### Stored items
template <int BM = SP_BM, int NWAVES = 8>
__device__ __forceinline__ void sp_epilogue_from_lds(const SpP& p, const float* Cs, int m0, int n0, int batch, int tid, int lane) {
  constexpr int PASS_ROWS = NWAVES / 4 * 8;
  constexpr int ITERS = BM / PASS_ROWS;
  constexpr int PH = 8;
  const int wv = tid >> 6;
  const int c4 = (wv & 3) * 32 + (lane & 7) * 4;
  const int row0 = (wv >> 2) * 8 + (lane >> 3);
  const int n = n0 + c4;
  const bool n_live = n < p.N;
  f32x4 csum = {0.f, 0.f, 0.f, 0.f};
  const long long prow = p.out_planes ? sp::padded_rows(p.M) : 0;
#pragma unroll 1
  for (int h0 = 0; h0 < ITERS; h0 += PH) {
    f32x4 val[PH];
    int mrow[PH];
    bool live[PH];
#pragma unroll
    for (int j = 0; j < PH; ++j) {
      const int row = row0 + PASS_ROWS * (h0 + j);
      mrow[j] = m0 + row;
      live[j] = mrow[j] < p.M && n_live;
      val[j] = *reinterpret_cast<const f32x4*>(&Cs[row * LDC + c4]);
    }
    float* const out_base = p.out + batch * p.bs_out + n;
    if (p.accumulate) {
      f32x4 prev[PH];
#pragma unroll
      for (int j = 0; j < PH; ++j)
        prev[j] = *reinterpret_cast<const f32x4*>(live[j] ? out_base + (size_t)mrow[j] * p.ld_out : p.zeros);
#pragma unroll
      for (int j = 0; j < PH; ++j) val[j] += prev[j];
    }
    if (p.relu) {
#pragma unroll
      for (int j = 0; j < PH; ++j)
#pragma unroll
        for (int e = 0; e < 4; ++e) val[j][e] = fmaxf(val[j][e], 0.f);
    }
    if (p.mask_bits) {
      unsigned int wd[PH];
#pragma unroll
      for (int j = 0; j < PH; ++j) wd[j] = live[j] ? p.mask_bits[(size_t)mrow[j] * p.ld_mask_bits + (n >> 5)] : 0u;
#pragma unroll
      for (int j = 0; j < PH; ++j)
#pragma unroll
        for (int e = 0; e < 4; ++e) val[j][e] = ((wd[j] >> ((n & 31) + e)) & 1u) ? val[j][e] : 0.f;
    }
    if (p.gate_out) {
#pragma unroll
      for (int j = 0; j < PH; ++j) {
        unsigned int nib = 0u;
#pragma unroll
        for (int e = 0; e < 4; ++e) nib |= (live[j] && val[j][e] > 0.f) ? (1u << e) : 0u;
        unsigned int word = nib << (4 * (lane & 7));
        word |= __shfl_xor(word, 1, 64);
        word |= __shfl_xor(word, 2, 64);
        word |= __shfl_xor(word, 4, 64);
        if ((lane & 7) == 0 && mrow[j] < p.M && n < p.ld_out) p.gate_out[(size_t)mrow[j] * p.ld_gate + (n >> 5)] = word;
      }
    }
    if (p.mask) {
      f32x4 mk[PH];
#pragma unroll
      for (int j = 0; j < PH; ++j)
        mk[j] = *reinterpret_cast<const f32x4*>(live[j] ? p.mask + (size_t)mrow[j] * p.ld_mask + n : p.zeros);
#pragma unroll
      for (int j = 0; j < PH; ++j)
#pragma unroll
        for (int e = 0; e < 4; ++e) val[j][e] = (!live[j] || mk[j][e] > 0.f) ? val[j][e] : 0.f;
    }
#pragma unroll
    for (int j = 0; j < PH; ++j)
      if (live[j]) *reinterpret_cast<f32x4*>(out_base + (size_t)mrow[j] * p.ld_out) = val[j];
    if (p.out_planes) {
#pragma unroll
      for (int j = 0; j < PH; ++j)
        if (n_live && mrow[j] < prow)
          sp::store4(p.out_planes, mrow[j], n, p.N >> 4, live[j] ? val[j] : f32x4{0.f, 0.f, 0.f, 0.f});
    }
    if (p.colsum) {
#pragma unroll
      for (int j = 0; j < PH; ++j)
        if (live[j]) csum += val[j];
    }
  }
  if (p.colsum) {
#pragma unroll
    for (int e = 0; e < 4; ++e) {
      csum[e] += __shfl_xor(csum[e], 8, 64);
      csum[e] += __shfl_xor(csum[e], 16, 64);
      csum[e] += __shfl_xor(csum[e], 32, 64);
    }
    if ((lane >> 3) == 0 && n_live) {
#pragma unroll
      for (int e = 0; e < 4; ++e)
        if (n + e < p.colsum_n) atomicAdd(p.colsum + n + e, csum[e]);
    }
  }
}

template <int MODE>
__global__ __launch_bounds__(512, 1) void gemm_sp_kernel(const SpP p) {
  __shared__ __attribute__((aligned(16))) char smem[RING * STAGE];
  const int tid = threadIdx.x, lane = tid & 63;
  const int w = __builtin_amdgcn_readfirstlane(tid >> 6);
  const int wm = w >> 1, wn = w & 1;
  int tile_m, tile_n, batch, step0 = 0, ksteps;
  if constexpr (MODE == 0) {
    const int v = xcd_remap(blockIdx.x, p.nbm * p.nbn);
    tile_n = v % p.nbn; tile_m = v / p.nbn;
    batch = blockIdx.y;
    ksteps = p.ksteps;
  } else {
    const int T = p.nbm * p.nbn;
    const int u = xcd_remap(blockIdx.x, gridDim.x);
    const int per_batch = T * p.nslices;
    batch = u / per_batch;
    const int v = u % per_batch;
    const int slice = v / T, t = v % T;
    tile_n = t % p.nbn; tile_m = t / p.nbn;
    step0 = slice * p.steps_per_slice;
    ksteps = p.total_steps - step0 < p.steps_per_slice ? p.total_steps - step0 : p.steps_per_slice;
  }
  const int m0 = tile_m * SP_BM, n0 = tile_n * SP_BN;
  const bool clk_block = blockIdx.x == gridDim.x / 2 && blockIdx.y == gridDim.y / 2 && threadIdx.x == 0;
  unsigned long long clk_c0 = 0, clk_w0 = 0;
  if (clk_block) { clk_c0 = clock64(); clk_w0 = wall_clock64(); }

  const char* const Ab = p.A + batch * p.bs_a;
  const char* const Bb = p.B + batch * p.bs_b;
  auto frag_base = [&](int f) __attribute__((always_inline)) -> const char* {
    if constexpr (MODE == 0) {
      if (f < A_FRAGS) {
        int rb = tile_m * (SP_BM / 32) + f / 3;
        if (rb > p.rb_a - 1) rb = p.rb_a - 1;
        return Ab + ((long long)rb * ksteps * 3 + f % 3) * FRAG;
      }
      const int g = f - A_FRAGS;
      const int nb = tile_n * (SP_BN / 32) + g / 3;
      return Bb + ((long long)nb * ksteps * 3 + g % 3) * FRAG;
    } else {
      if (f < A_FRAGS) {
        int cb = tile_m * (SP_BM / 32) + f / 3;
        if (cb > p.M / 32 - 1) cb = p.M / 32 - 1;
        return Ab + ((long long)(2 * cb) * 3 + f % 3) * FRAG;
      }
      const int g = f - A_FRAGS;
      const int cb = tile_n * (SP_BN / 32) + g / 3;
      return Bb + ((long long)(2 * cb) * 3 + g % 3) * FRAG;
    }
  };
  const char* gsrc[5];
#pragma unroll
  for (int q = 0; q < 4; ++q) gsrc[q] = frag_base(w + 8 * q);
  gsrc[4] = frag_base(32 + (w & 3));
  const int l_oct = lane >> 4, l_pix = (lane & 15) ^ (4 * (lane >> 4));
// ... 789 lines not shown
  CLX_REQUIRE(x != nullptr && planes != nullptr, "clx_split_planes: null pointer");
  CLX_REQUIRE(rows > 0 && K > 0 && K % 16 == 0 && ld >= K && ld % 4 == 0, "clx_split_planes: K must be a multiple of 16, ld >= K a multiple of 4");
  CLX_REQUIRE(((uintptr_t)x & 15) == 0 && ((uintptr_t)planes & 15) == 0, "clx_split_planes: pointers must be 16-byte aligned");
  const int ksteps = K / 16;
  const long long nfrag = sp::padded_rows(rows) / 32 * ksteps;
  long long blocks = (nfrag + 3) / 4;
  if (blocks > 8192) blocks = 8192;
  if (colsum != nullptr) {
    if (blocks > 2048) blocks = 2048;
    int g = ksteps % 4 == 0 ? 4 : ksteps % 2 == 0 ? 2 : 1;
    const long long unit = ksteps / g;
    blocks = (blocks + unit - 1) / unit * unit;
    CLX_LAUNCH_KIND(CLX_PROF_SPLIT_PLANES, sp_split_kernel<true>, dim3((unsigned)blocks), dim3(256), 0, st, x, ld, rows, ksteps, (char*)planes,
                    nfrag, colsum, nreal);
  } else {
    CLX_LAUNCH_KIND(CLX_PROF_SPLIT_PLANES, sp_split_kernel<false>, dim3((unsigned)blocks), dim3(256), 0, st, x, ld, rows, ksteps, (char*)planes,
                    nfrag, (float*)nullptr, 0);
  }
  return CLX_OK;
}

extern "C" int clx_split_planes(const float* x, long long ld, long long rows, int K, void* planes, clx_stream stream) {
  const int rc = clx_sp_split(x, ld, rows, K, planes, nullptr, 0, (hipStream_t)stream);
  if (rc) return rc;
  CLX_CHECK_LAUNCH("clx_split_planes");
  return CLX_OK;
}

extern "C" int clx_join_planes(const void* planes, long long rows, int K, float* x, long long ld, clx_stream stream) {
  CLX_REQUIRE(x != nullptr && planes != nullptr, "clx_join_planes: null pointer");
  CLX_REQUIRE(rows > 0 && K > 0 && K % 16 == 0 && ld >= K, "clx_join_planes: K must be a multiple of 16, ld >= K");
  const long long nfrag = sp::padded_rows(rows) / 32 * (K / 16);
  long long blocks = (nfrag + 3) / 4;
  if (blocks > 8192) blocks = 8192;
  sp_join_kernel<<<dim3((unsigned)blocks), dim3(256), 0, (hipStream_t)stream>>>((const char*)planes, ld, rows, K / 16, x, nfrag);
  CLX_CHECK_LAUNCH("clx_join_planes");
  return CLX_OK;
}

### Task brief
Please reproduce, exactly as written, the lines of the records from the first line through the one containing "constexpr int ITERS = BM / PASS_ROWS;".

### Output for this task
template <int BM = SP_BM, int NWAVES = 8>
__device__ __forceinline__ void sp_epilogue_from_lds(const SpP& p, const float* Cs, int m0, int n0, int batch, int tid, int lane) {
  constexpr int PASS_ROWS = NWAVES / 4 * 8;
  constexpr int ITERS = BM / PASS_ROWS;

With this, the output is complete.